→ EXERCISE DESCRIPTION:
The expected response is a copy of every line in the entries below that includes the word "fitted".

(Stored items from a collection)
*** Block opens ***
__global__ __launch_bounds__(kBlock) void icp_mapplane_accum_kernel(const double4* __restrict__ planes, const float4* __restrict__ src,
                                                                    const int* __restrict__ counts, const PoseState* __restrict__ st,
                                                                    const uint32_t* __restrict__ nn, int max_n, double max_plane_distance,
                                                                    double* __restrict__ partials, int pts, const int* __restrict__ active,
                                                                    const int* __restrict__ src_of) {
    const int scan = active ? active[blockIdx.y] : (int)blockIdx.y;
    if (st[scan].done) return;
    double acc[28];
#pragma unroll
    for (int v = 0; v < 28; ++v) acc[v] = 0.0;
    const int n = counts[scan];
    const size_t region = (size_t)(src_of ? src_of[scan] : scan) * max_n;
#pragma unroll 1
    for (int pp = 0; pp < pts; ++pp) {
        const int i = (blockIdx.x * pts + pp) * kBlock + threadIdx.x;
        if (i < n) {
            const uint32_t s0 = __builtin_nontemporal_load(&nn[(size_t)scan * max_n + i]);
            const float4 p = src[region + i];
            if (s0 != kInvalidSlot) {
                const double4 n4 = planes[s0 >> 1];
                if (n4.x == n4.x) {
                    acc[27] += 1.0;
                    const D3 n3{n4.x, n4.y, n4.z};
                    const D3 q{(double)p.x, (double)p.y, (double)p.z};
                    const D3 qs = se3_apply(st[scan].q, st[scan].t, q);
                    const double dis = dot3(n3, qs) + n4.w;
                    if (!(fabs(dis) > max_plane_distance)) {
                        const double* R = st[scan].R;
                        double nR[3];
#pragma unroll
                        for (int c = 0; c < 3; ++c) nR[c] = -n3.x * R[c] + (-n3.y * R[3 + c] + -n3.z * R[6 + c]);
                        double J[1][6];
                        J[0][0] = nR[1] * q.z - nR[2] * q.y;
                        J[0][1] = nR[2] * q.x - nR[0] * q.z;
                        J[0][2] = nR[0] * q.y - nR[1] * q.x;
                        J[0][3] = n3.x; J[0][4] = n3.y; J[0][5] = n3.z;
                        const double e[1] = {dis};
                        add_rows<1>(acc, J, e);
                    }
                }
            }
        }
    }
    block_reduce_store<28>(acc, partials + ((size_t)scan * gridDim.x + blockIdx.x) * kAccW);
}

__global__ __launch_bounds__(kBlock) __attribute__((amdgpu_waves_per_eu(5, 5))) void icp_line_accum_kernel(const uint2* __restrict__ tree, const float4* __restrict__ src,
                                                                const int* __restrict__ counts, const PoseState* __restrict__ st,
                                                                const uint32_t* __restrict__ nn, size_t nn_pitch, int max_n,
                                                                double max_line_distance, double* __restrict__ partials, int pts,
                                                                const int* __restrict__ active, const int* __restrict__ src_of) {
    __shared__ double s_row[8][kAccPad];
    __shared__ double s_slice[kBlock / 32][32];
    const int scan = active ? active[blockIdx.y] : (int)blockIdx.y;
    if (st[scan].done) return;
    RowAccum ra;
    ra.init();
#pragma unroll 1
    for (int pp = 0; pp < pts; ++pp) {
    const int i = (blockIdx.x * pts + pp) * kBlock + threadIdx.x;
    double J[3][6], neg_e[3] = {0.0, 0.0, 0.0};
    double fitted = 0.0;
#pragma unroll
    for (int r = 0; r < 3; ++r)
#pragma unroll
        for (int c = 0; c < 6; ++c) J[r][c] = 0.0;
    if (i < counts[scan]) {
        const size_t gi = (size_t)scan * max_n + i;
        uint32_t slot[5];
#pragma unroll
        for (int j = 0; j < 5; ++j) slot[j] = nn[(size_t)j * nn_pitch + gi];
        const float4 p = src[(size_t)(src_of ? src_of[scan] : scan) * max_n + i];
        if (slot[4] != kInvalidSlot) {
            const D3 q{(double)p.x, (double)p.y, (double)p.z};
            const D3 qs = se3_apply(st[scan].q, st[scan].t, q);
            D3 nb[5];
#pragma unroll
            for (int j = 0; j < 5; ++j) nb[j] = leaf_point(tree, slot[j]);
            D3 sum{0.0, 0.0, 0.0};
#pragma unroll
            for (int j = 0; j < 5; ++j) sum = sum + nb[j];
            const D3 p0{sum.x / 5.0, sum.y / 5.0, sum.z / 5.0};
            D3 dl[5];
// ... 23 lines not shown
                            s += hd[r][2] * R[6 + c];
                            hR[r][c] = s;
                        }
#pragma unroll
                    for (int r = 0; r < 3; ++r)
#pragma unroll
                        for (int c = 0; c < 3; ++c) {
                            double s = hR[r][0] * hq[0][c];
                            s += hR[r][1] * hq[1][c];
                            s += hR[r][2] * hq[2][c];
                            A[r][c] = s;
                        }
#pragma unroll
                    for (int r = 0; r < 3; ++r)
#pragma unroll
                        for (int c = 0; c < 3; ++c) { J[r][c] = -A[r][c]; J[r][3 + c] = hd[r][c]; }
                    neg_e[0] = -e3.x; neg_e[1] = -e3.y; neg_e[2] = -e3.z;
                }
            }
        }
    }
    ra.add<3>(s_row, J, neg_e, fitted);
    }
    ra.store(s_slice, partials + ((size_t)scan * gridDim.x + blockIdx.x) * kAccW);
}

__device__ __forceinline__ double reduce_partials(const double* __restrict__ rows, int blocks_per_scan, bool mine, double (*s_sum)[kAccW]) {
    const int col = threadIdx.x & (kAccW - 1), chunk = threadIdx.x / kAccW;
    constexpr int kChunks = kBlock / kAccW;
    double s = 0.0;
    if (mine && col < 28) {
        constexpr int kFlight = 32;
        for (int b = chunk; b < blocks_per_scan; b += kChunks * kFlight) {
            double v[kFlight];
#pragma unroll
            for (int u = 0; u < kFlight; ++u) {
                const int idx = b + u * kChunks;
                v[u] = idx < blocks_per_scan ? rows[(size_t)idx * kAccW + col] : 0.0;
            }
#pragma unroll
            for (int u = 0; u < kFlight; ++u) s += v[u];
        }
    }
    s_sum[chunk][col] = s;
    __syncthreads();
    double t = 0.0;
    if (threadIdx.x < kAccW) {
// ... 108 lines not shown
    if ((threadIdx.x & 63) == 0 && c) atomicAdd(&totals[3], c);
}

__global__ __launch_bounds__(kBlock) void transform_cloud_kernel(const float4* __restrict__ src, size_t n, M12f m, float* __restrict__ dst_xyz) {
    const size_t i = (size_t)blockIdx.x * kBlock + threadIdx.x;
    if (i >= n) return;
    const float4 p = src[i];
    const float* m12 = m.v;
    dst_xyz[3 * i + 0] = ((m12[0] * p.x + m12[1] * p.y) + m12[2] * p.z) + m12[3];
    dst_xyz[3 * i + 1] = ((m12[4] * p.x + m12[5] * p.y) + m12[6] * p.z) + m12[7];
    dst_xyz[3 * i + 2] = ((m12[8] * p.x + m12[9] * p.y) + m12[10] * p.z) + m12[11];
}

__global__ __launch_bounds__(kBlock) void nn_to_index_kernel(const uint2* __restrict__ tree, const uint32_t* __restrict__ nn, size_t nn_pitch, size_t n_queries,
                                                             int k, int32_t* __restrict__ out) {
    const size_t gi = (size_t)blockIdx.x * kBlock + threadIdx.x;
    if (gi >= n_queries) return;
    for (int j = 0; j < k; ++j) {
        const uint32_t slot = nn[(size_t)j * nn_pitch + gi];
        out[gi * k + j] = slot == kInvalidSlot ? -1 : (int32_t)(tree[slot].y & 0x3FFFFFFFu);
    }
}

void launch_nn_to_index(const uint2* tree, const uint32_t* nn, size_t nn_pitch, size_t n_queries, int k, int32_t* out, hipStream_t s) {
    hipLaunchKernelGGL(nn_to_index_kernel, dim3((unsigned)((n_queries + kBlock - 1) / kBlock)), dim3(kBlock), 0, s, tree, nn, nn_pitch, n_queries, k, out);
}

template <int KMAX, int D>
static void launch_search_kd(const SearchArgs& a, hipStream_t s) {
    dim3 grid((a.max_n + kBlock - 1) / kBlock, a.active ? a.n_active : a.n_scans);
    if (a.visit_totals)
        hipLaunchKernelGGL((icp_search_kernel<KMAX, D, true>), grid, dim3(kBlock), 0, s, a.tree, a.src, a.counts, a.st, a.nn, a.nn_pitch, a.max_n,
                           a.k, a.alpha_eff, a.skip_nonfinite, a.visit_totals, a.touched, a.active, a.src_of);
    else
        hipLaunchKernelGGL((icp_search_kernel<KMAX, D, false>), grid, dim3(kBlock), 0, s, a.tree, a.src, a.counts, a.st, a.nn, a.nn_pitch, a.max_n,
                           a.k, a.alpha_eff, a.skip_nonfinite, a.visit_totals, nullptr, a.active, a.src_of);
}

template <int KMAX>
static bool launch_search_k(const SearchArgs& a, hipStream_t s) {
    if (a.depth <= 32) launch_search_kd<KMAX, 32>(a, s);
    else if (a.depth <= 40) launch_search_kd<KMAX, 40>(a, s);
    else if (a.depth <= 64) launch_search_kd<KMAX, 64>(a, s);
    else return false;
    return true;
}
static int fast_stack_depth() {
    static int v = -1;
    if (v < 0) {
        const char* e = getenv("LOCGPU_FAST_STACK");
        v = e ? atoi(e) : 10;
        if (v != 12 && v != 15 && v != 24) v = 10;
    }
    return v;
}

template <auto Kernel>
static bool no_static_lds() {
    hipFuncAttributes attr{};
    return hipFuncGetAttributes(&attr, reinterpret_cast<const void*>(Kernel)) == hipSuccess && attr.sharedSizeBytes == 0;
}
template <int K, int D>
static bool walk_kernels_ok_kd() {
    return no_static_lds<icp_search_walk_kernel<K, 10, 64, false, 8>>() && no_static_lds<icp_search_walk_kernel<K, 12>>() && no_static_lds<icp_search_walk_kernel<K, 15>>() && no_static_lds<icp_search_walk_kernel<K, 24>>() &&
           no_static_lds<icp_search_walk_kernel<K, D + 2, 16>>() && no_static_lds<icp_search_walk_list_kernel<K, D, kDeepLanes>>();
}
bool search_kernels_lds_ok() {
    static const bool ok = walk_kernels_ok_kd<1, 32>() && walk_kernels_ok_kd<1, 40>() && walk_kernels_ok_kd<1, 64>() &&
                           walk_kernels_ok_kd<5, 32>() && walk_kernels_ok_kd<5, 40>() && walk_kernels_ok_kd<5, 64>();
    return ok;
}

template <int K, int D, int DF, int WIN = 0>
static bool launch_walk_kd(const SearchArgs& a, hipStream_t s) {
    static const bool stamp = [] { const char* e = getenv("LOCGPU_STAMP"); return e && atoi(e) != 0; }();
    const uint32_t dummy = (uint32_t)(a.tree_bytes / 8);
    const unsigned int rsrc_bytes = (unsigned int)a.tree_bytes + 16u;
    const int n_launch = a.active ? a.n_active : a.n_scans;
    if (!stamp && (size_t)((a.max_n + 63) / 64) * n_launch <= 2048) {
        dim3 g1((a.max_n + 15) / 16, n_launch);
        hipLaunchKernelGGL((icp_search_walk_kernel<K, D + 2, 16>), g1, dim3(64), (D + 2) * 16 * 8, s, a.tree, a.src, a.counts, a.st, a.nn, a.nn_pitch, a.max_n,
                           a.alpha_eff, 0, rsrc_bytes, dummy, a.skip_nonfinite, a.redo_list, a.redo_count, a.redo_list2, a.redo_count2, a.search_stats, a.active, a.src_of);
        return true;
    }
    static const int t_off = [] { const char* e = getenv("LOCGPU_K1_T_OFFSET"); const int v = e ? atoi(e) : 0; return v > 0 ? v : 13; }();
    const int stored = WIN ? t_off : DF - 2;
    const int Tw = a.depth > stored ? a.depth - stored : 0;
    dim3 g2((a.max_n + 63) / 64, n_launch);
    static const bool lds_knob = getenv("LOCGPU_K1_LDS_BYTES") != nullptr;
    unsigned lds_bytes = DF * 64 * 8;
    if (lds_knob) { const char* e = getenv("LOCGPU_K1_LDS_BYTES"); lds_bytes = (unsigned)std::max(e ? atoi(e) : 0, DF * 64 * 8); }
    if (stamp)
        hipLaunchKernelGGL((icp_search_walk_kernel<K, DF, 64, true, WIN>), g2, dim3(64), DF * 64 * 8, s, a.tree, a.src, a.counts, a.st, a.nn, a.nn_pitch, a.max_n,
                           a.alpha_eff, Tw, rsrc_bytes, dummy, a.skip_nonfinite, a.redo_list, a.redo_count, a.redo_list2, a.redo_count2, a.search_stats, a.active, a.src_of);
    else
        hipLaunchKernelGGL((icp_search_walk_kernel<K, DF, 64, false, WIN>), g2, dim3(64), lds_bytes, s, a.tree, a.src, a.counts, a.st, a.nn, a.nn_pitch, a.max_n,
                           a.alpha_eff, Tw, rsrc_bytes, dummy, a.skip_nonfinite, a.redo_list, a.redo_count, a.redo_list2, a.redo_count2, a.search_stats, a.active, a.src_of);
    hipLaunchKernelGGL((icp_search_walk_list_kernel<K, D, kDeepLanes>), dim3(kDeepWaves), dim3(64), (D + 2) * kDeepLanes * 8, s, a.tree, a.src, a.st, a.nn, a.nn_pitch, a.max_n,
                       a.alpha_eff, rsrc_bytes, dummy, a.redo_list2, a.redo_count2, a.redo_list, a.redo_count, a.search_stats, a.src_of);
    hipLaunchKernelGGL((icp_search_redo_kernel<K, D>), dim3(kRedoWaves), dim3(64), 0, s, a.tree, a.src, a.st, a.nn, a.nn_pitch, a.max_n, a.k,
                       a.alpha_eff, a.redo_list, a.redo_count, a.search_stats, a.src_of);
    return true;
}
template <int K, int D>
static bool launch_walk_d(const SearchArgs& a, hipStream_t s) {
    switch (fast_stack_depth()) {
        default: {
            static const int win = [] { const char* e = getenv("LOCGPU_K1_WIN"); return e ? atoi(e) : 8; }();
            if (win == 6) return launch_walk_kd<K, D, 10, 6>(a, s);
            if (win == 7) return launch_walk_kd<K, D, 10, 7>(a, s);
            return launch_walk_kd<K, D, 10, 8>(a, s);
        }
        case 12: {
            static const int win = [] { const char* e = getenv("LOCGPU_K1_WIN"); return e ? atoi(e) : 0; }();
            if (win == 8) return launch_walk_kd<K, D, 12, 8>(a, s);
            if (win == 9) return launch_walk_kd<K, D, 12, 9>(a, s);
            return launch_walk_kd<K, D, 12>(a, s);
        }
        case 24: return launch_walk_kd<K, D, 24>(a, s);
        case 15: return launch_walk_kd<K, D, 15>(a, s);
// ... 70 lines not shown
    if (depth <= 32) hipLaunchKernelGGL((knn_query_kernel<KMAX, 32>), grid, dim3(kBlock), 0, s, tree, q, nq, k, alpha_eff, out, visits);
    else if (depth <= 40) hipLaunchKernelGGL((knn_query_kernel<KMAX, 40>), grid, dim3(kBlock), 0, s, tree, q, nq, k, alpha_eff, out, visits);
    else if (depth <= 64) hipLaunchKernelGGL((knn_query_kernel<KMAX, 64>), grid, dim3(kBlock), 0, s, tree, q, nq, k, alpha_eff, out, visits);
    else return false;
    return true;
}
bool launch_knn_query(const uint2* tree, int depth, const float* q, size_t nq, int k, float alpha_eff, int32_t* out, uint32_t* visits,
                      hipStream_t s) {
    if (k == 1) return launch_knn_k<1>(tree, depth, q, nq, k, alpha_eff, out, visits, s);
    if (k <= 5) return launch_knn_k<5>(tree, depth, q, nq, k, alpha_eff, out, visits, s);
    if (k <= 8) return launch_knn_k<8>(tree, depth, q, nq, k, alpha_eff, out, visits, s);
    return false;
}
*** Block closes ***
*** Block opens ***
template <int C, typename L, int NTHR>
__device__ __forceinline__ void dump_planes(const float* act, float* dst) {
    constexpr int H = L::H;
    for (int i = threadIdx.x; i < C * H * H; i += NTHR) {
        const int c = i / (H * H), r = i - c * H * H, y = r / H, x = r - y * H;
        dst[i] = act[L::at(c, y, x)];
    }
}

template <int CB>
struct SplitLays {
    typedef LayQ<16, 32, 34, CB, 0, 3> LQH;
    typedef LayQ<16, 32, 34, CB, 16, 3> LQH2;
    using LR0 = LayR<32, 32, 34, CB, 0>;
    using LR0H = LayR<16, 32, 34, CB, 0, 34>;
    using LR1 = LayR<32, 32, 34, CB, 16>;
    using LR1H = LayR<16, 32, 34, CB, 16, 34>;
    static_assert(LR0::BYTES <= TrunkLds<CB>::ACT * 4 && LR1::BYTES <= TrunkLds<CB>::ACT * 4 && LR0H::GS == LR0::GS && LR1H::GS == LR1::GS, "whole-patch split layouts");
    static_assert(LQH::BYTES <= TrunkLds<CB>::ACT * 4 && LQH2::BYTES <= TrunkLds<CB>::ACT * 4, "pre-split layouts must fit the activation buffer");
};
*** Block closes ***
→ RESULT BELOW:
    double fitted = 0.0;
    ra.add<3>(s_row, J, neg_e, fitted);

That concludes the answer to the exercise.